[Recorded data]
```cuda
int launch_gemm_tc(const GemmDesc& d, int n_pass, float* VT, int vt_col0, int n_pad, cudaStream_t stream,
                   float* KLO, float* VTLO, int gemm_tile, int gemm_persist) {
  if (gemm_tile < 0) gemm_tile = g_gemm_bn;
  if (gemm_persist < 0) gemm_persist = g_gemm_persist;
  MVM_REQUIRE(gemm_desc_valid(d, GEMM_TC_TF32));
  MVM_REQUIRE(d.W || (n_pass == 3 && d.Whi && d.Wlo));
  MVM_REQUIRE(mvm_aligned(KLO, 8));
  MvmProfScope prof__(MVM_TAG_GEMM, stream);
  if (gemm_persist && n_pass == 3 && d.Whi && d.Wlo) return launch_gemm_tc_persist(d, VT, vt_col0, n_pad, KLO, VTLO, stream);
  if (gemm_tile == 256 && d.N % 256 == 0) {
    if (n_pass == 3 && d.Whi && d.Wlo) return launch_cfg<256, 3, W_TF32>(d, VT, vt_col0, n_pad, KLO, VTLO, false, stream);
    if (n_pass == 1) return launch_cfg<256, 1, W_RAW>(d, VT, vt_col0, n_pad, nullptr, nullptr, false, stream);
  }
  if (n_pass == 3 && d.Whi && d.Wlo) return launch_cfg<128, 3, W_TF32>(d, VT, vt_col0, n_pad, KLO, VTLO, false, stream);
  if (n_pass == 3) return launch_cfg<128, 3, W_RAW>(d, VT, vt_col0, n_pad, KLO, VTLO, false, stream);
  return launch_cfg<128, 1, W_RAW>(d, VT, vt_col0, n_pad, nullptr, nullptr, false, stream);
}

int launch_gemm_tc_persist(const GemmDesc& d, float* VT, int vt_col0, int n_pad, float* KLO, float* VTLO,
                           cudaStream_t stream, const HalfPlanes* hp, int ksplit, float* slabs) {
  MVM_REQUIRE(ksplit >= 1 && (ksplit == 1 || (slabs && d.M % BM == 0 && d.K % (32 * ksplit) == 0 && !d.Whi16 && !d.bias && !d.R && !d.A2 &&
                                               !d.relu && !VT && !KLO && !hp)));
  const bool f16 = d.Whi16 != nullptr && d.Wlo16 != nullptr && d.K % 64 == 0 && d.K1 % 64 == 0 && d.wscale > 0.f;
  MVM_REQUIRE(f16 ? gemm_desc_valid(d, GEMM_TC_F16) : gemm_desc_valid(d, GEMM_TC_TF32) && d.Whi && d.Wlo);
  MVM_REQUIRE(mvm_aligned(KLO, 8) && mvm_aligned(slabs, 16));
  MVM_REQUIRE(!hp || (mvm_aligned(hp->kh, 4) && mvm_aligned(hp->kl, 4) && mvm_aligned(hp->vh, 4) && mvm_aligned(hp->vl, 4)));
  const CUtensorMap* tA = mvm_get_tmap_2d(d.A, d.M, d.K1, d.lda, BM);
  const CUtensorMap* tA2 = d.A2 ? mvm_get_tmap_2d(d.A2, d.M, d.K - d.K1, d.lda2, BM) : tA;
  GArgs g = make_args(d, VT, vt_col0, n_pad, KLO, VTLO, 128);
  if (ksplit > 1) { g.C = slabs; g.ldc = d.N; }
  g.ksplit = ksplit;
  if (hp) {
    g.KH16 = (__half*)hp->kh; g.KL16 = (__half*)hp->kl; g.VH16 = (__half*)hp->vh; g.VL16 = (__half*)hp->vl;
  }
  const long long n_tiles = (long long)g.tiles_m * g.tiles_n * ksplit;
  StoreMaps sm = no_store_maps();
  const void* planes[4] = {g.KH16, g.KL16, g.VH16, g.VL16};
  bool stage = mvm_aligned(g.C, 16) && mvm_aligned(g.R, 16) && mvm_aligned(g.KLO, 16) && (!g.VT || g.vt_col0 % 128 == 0) &&
               (!g.R || (!g.KH16 && !g.KLO && !g.VT));
  for (const void* p : planes) stage = stage && mvm_aligned(p, 16);
  if (stage) {
    const CUtensorMap* c = mvm_get_tmap_2d(g.C, (long long)(ksplit - 1) * g.tiles_m * BM + g.M, g.N, g.ldc, BM);
    const CUtensorMap* r = g.R ? mvm_get_tmap_2d(g.R, g.M, g.N, g.ldr, BM) : c;
    if (!c || !r) return MVM_ERR_LAUNCH;
    sm.c = *c; sm.r = *r;
    for (int i = 0; i < 4; ++i) {
      const CUtensorMap* p = g.KH16 ? mvm_get_tmap_2d_f16(planes[i], g.M, 256, 256, BM)
                                    : g.KLO && i == 0 ? mvm_get_tmap_2d(g.KLO, g.M, 256, 256, BM) : c;
      if (!p) return MVM_ERR_LAUNCH;
      sm.p[i] = *p;
    }
    g.stage = 1;
  }
  if (f16) {
    g.alpha = d.alpha / d.wscale;
    const CUtensorMap* tWhi = mvm_get_tmap_2d_f16(d.Whi16, d.N, d.K, d.ldw, 128);
    const CUtensorMap* tWlo = mvm_get_tmap_2d_f16(d.Wlo16, d.N, d.K, d.ldw, 128);
    return launch_wg<128, 3, W_F16, false>(tA, tA2, tWhi, tWlo, g, no_scores(), n_tiles, true, stream, sm);
  }
  const CUtensorMap* tWhi = mvm_get_tmap_2d(d.Whi, d.N, d.K, d.ldw, 128);
  const CUtensorMap* tWlo = mvm_get_tmap_2d(d.Wlo, d.N, d.K, d.ldw, 128);
  return launch_wg<128, 3, W_TF32, false>(tA, tA2, tWhi, tWlo, g, no_scores(), n_tiles, true, stream, sm);
}

int launch_splitk_reduce(const float* slabs, float* C, int M, int N, int ldc, int ksplit, cudaStream_t stream) {
  MVM_REQUIRE(N % 4 == 0 && ldc % 4 == 0 && mvm_aligned(slabs, 16) && mvm_aligned(C, 16));
  const long long n = (long long)M * (N / 4);
  splitk_reduce_kernel<<<(unsigned)((n + 255) / 256), 256, 0, stream>>>(reinterpret_cast<const float4*>(slabs), C, M, N / 4, ldc, ksplit);
  MVM_CHECK_LAUNCH();
  return MVM_OK;
}

int launch_score_gemm_tc(const float* mdesc, float* hi, float* lo, int n_pad, const PairTable& tab, int batch,
                         float alpha, cudaStream_t stream) {
  MvmProfScope prof__(MVM_TAG_SCORE, stream);
  const int n_sm = mvm_dev_info().n_sm;
  const long long rows = (long long)batch * tab.n_views * n_pad;
  split_planes_kernel<<<n_sm * 4, 256, 0, stream>>>(reinterpret_cast<const float4*>(mdesc), reinterpret_cast<float4*>(hi),
                                                    reinterpret_cast<float4*>(lo), rows * 256 / 4);
  MVM_CHECK_LAUNCH();
  const CUtensorMap* tA = mvm_get_tmap_2d(mdesc, rows, 256, 256, BM);
  const CUtensorMap* tWhi = mvm_get_tmap_2d(hi, rows, 256, 256, 128);
  const CUtensorMap* tWlo = mvm_get_tmap_2d(lo, rows, 256, 256, 128);
  ScoreTab st = no_scores();
  st.n_pairs = tab.n_pairs; st.batch = batch; st.n_views = tab.n_views; st.n_pad = n_pad;
  int max_m = 0, max_n = 0;
  for (int p = 0; p < tab.n_pairs; ++p) {
    st.a[p] = tab.a[p]; st.b[p] = tab.b[p]; st.m[p] = tab.m[p]; st.n[p] = tab.n[p]; st.scores[p] = tab.scores[p];
// ... 11 lines not shown
```

e2e_multi_view_matching_b200/csrc/tc_common.cuh:

```cuda
#pragma once
#include <cuda.h>
#include <cuda_runtime.h>
#include <stdint.h>

namespace tc {

__device__ __forceinline__ uint32_t smem_u32(const void* p) {
  return static_cast<uint32_t>(__cvta_generic_to_shared(p));
}

__device__ __forceinline__ void mbar_init(uint64_t* bar, uint32_t count) {
  asm volatile("mbarrier.init.shared::cta.b64 [%0], %1;" ::"r"(smem_u32(bar)), "r"(count));
}
__device__ __forceinline__ void fence_barrier_init() {
  asm volatile("fence.mbarrier_init.release.cluster;" ::: "memory");
}
__device__ __forceinline__ void fence_proxy_async() {
  asm volatile("fence.proxy.async.shared::cta;" ::: "memory");
}
__device__ __forceinline__ void mbar_arrive_expect_tx(uint64_t* bar, uint32_t bytes) {
  asm volatile("mbarrier.arrive.expect_tx.shared::cta.b64 _, [%0], %1;" ::"r"(smem_u32(bar)), "r"(bytes)
               : "memory");
}
__device__ __forceinline__ void mbar_arrive(uint64_t* bar) {
// ... 21 lines not shown
  asm volatile(
      "cp.async.bulk.tensor.2d.shared::cluster.global.tile.mbarrier::complete_tx::bytes [%0], [%1, {%3, %4}], [%2];"
      ::"r"(smem_u32(dst)), "l"(reinterpret_cast<uint64_t>(m)), "r"(smem_u32(bar)), "r"(c0), "r"(c1)
      : "memory");
}
__device__ __forceinline__ void tma_load_3d(void* dst, const CUtensorMap* m, uint64_t* bar, int c0, int c1,
                                            int c2) {
  asm volatile(
      "cp.async.bulk.tensor.3d.shared::cluster.global.tile.mbarrier::complete_tx::bytes [%0], [%1, {%3, %4, %5}], [%2];"
      ::"r"(smem_u32(dst)), "l"(reinterpret_cast<uint64_t>(m)), "r"(smem_u32(bar)), "r"(c0), "r"(c1), "r"(c2)
      : "memory");
}

__device__ __forceinline__ void tma_store_2d(const CUtensorMap* m, const void* src, int c0, int c1) {
  asm volatile("cp.async.bulk.tensor.2d.global.shared::cta.tile.bulk_group [%0, {%2, %3}], [%1];"
               ::"l"(reinterpret_cast<uint64_t>(m)), "r"(smem_u32(src)), "r"(c0), "r"(c1)
               : "memory");
}
__device__ __forceinline__ void tma_store_commit() { asm volatile("cp.async.bulk.commit_group;" ::: "memory"); }
template <int N>
__device__ __forceinline__ void tma_store_wait_read() {
  asm volatile("cp.async.bulk.wait_group.read %0;" ::"n"(N) : "memory");
}
__device__ __forceinline__ void tma_store_wait_all() { asm volatile("cp.async.bulk.wait_group 0;" ::: "memory"); }

__device__ __forceinline__ uint64_t make_sw128_desc(uint32_t smem_addr) {
  uint64_t d = 0;
  d |= static_cast<uint64_t>((smem_addr & 0x3FFFF) >> 4);
  d |= static_cast<uint64_t>(1) << 16;
  d |= static_cast<uint64_t>(1024 >> 4) << 32;
  d |= static_cast<uint64_t>(1) << 62;
  return d;
}
__device__ __forceinline__ void wgmma_fence() { asm volatile("wgmma.fence.sync.aligned;" ::: "memory"); }
__device__ __forceinline__ void wgmma_commit() { asm volatile("wgmma.commit_group.sync.aligned;" ::: "memory"); }
template <int N>
__device__ __forceinline__ void wgmma_wait() { asm volatile("wgmma.wait_group.sync.aligned %0;" ::"n"(N) : "memory"); }
template <int N>
__device__ __forceinline__ void fence_acc(float* d) {
#pragma unroll
  for (int i = 0; i < N / 2; ++i) asm volatile("" : "+f"(d[i])::"memory");
}
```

● **Task statement**
Return each line among the entries that holds the word "cluster".

● **Response**
  asm volatile("fence.mbarrier_init.release.cluster;" ::: "memory");
      "cp.async.bulk.tensor.2d.shared::cluster.global.tile.mbarrier::complete_tx::bytes [%0], [%1, {%3, %4}], [%2];"
      "cp.async.bulk.tensor.3d.shared::cluster.global.tile.mbarrier::complete_tx::bytes [%0], [%1, {%3, %4, %5}], [%2];"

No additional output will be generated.